I wasn't aware Arthur C Clarke had said it until you sent me looking for his quote. I do agree with him though.  When things go wrong in our lives we have bad luck and misfortune.  When things go right it is miraculous and fortuitous.

I've had fibromyalgia for 20 years and less common autoimmune condition called CIU.  The I in CIU stands for idiopathic which is medical speak for we don't have a bloody clue why this is happening but unlike with fibromyalgia we can't say it's all in the head because we can see it.

The fibromyalgia cannot be seen and it's so random, it wasn't that long ago I'd have been accused of having a wandering womb for unnatural behaviour (within Arthur C Clarke's lifetime) or could have charged a witch with putting a spell on me or my illness be blamed on my loose morals and karma.  Medical advice around the condition is to offer medication that they have no clue why it might work, graded exercise which is harmful etc When my fibromyalgia started to get better my doctor said I had been "lucky".  Well no I had just taken copious notes and worked out what worked for me.  It was a tad more scientific than luck.  Had I been religious, I bet people would be calling it a miracle.  If I had been religious some people may even say I was ill so long because I lacked faith.

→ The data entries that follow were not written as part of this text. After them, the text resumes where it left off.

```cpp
template <class C, int PREC, int MUL = 2>
// ... 34 lines not shown
    StatArr st_stem, st_X[4], st_F, st_H1; std::vector<StatArr> st_Bt[4];
    u32x4* packed_u = nullptr; int64_t packed_units = 0;
    float* packed_f = nullptr; int64_t packed_floats = 0;
    PackDesc* d_pack = nullptr; std::vector<PackDesc> h_pack[3]; std::vector<PackDesc> h_pack_head[3];
    int pack_stride = 0, bnupd_stride = 0, n_bnupd = 0;
    int64_t pk_conv0 = 0, pk_conv0_1 = 0, pk_head0 = 0, pk_hd0 = 0, pk_head1 = 0;
    std::vector<int64_t> pk_c1[4], pk_d1[4], pk_g3f[4], pk_g3d[4], pk_hf[4], pk_hd[4]; int64_t pk_t[3] = {}, pk_td[3] = {};
    int max_pack = 0;
    float* asc = nullptr; ActScaleDesc* d_asc = nullptr; int n_asc = 0;
    unsigned* gamax = nullptr; int64_t gamax_words = 0;
    float* stab = nullptr; int64_t stab_floats = 0;
    int64_t sx_tab[4] = {}, sb_tab[4][24] = {}, sf_tab = 0;
    BnUpdDesc* d_bnupd = nullptr;
    bool have_fwd = false; int f_trunk = 0, f_head = 0, f_streams = 0, f_pairs = 0;
    bool bw_phase0_done = false;
    bool f_dense_dq = false;
    int head_bwd = 0;
    bool f_stem1 = false;
    int* d_stream_image = nullptr; int* d_stream_rot = nullptr; int* d_pair_a = nullptr; int* d_pair_b = nullptr;
    int* d_seq_t = nullptr; int* d_seq_h = nullptr; int* d_user_ptr = nullptr; int* d_user_pair = nullptr; int* d_user_slot = nullptr;
    float* d_affine = nullptr;
    float* scene_val = nullptr; int* scene_idx = nullptr; int scene_tiles = 0;
    double* scene_lpart = nullptr;
    double* scene_gpart = nullptr; int* scene_cnt = nullptr;
    int* d_stage = nullptr; int* h_stage[2] = {}; hipEvent_t ev_stage[2] = {}; int stage_ints = 0, stage_turn = 0;
    int so_image = 0, so_rot = 0, so_pa = 0, so_pb = 0, so_seq_t = 0, so_seq_h = 0, so_uptr = 0, so_upair = 0, so_uslot = 0, so_aff = 0, so_ma = 0, so_mb = 0, so_adam = 0;
    bool capturing = false; int* h_stage_g = nullptr; hipEvent_t ev_graph = nullptr, ev_gin = nullptr; hipStream_t gstream = nullptr; struct StepGraph* step_graph = nullptr;
    int64_t workspace_bytes = 0;
    int n_cu = 256;
    int prec = 0;
    bool serialize = false;
    bool deterministic = false;
    bool generic3x3 = false, generic_c1 = false, generic_w1 = false, stem_plane_tail = false;
    float* stemv = nullptr; float* mom_part = nullptr; double* mom = nullptr; int mom_groups = 0;
    int dbg_stop = -1;
    float* dbg_gsnap = nullptr; int64_t dbg_gsnap_floats = 0; int64_t dbg_gsnap_n = 0;
    float* dbg_dy2 = nullptr; int64_t dbg_dy2_floats = 0; int64_t dbg_dy2_n = 0;
    int dbg_snap_prec = -1;
    bool prof = false; std::vector<ProfRec> recs; std::vector<hipEvent_t> ev_pool;
    double prof_ms[5][K_COUNT] = {}; int64_t prof_n[5][K_COUNT] = {}; double prof_flops[5][K_COUNT] = {}; double prof_bytes[5][K_COUNT] = {}; int prof_stage = -1;
    int launch_rc = 0;
};

constexpr int kMomTilesPerWg = 8;
static inline int stem_mom_tiles_x(const Plane& ps) { return (ps.W + kMomT - 1) / kMomT; }
static inline int stem_mom_tiles(const Plane& ps) { return stem_mom_tiles_x(ps) * ((ps.H + kMomT - 1) / kMomT); }
static inline int stem_mom_groups(const Plane& ps) { return (stem_mom_tiles(ps) + kMomTilesPerWg - 1) / kMomTilesPerWg; }

static Plane make_plane(int H, int W) {
    Plane p; p.H = H; p.W = W; p.HW = H * W;
    const int g = p.HW >= 8192 ? 128 : 64;
    p.HWp = (p.HW + g - 1) / g * g;
    return p;
}

template <class T>
static int dev_alloc(smg_engine* e, T** out, int64_t count) {
    void* p = nullptr;
    hipError_t err = hipMalloc(&p, (size_t)count * sizeof(T));
    if (err != hipSuccess) return fail(-12, std::string("hipMalloc ") + std::to_string(count * sizeof(T)) + " B: " + hipGetErrorString(err));
    e->workspace_bytes += count * (int64_t)sizeof(T);
    *out = (T*)p;
    return 0;
}
#define ALLOC(ptr, count) do { int _r = dev_alloc(e, &(ptr), (count)); if (_r) return _r; } while (0)

// ... 227 lines not shown
```

### smg-multimodal-grasping_amd/csrc/engine.hip

```cpp
#include "engine.h"

static thread_local std::string g_err;
int smg_fail(int code, const std::string& msg) { g_err = msg; return code; }

static int zero_typed_buffers(smg_engine* e) {
    const int NS = e->max_streams;
    for (int b = 0; b < 4; ++b) {
        const size_t n = (size_t)NS * e->p_blk[b].HWp * kBlockCtot[b] * sizeof(float);
        HIP_OK(hipMemset(e->X[b], 0, n));
        HIP_OK(hipMemset(e->G[b], 0, n));
    }
    HIP_OK(hipMemset(e->Bt, 0, (size_t)e->bt_floats * sizeof(float)));
    for (int k = 0; k < kRing; ++k) {
        HIP_OK(hipMemset(e->D2[k], 0, (size_t)NS * e->p_blk[0].HWp * kBottleneck * sizeof(float)));
        HIP_OK(hipMemset(e->GS[k], 0, (size_t)NS * e->p_blk[0].HWp * kGrowth * sizeof(float)));
    }
    HIP_OK(hipMemset(e->DY2, 0, (size_t)NS * e->p_blk[0].HWp * kBottleneck * sizeof(float)));
    HIP_OK(hipDeviceSynchronize());
    return 0;
}

static int engine_build(smg_engine* e) {
    const Layout& L = *e->L;
    const int NS = e->max_streams, NP = e->max_pairs;
    const int S = e->S;
    const int H1 = (S - 1) / 2 + 1, H2 = (H1 - 1) / 2 + 1;
    e->p_img = make_plane(S, S);
    e->p_stem = make_plane(H1, H1);
    int h = H2;
    for (int b = 0; b < 4; ++b) { e->p_blk[b] = make_plane(h, h); h /= 2; }
    e->OH = e->OW = e->p_blk[3].H - kHeadKernel + 1;
    if (e->OH < 1) return fail(-22, "input_size too small for the 20x20 value head");

    if (getenv("SMG_SERIALIZE")) e->serialize = true;
    const int cross = getenv("SMG_CROSSCHECK") ? atoi(getenv("SMG_CROSSCHECK")) : 0;
    e->generic3x3 = cross & 1; e->generic_c1 = cross & 2; e->generic_w1 = cross & 4; e->stem_plane_tail = cross & 8;

    ALLOC(e->img4, (int64_t)NS * e->p_img.HWp * 4);
    ALLOC(e->stem, (int64_t)NS * e->p_stem.HWp * 64);
    ALLOC(e->DY0, (int64_t)NS * e->p_stem.HWp * 64);
    ALLOC(e->argmax, (int64_t)NS * e->p_blk[0].HWp * 64);
    e->stemv = e->DY0;
    e->mom_groups = stem_mom_groups(e->p_stem);
    ALLOC(e->mom_part, (int64_t)NS * e->mom_groups * kMomVals);
    ALLOC(e->mom, (int64_t)NS * kMomOut);
    int64_t bt_total = 0;
    for (int b = 0; b < 4; ++b) {
        ALLOC(e->X[b], (int64_t)NS * e->p_blk[b].HWp * kBlockCtot[b]);
        ALLOC(e->G[b], (int64_t)NS * e->p_blk[b].HWp * kBlockCtot[b]);
        for (int i = 0; i < kBlockLayers[b]; ++i) {
            e->bt_off[b].push_back(bt_total);
            bt_total += (int64_t)NS * e->p_blk[b].HWp * kBottleneck;
        }
    }
    ALLOC(e->Bt, bt_total);
    for (int k = 0; k < kRing; ++k) {
        ALLOC(e->D2[k], (int64_t)NS * e->p_blk[0].HWp * kBottleneck);
        ALLOC(e->GS[k], (int64_t)NS * e->p_blk[0].HWp * kGrowth);
        ALLOC(e->D2S[k], (int64_t)NS * (e->p_blk[0].HWp / kScaleBlock));
        HIP_OK(hipEventCreateWithFlags(&e->ev_gs[k], hipEventDisableTiming));
        HIP_OK(hipEventCreateWithFlags(&e->ev_d2[k], hipEventDisableTiming));
        HIP_OK(hipEventCreateWithFlags(&e->ev_side[k], hipEventDisableTiming));
    }
    ALLOC(e->DY2, (int64_t)NS * e->p_blk[0].HWp * kBottleneck);
    e->bt_floats = bt_total;
    if (int rc = zero_typed_buffers(e)) return rc;
    e->scene_tiles = (int)(((int64_t)(S / 2) * (S / 2) + kSceneTile - 1) / kSceneTile);
    ALLOC(e->scene_val, (int64_t)kSceneMaps * e->scene_tiles);
    ALLOC(e->scene_idx, (int64_t)kSceneMaps * e->scene_tiles);
// ... 791 lines not shown
    if (rc == 0) {
        HIP_OK(hipEventRecord(e->ev_graph, st));
        HIP_OK(hipStreamWaitEvent(caller, e->ev_graph, 0));
    }
    return rc;
}

int smg_engine_set_precision(smg_engine* e, int precision) {
    if (!e) return fail(-22, "engine is NULL");
    if (precision < 0 || precision > 2) return fail(-22, "precision must be 0 (fp32 storage, fp32-class split products), 1 (bf16 storage) or 2 (fp16 activations, bf16 gradients)");
    if (precision && e->generic3x3) return fail(-22, "SMG_CROSSCHECK=1 (the generic implicit-GEMM 3x3 path) exists in the fp32-class mode only");
    if (precision != e->prec) {
        HIP_OK(hipSetDevice(e->device));
        HIP_OK(hipDeviceSynchronize());
        if (int rc = zero_typed_buffers(e)) return rc;
    }
    e->prec = precision;
    step_graph_drop(e);
    e->have_fwd = false;
    e->bw_phase0_done = false;
    return 0;
}

int smg_engine_set_option(smg_engine* e, const char* name, int value) {
    if (!e || !name) return fail(-22, "NULL argument");
    const std::string s(name);
    if (s == "deterministic") { e->deterministic = value != 0; return 0; }
    if (s == "head_bwd") {
        if (value < 0 || value > 2) return fail(-22, "head_bwd must be 0 (follow the mark of smg_loss_map / smg_loss_map_ce), 1 (per-element form) or 2 (dense form)");
        e->head_bwd = value; return 0;
    }
    if (s == "serialize") { e->serialize = value != 0; return 0; }
    if (s == "debug_stop") { e->dbg_stop = value; return 0; }
    return fail(-22, "unknown engine option '" + s + "'");
}
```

My CIU can be treated to a point but beyond calling it idiopathic, and having a basic idea they need to keep my histamine levels down,  again  the doctors understanding of it isn't much beyond a pox on you.  I know that meditation works if a person is going into anaphylaxis - not because of any "magic" but because histamine levels rising also raises hormones like cortisol causing panic and stress, bringing them down can make the difference between an airway closing completely or not.  However, even in 2021 someone who is using their rosary or saying prayers to similar effect may call it a "miracle".

Miracles, karma, luck and magic still happen in this world but they're words we use even in 2021 for things that happen that we don't understand why.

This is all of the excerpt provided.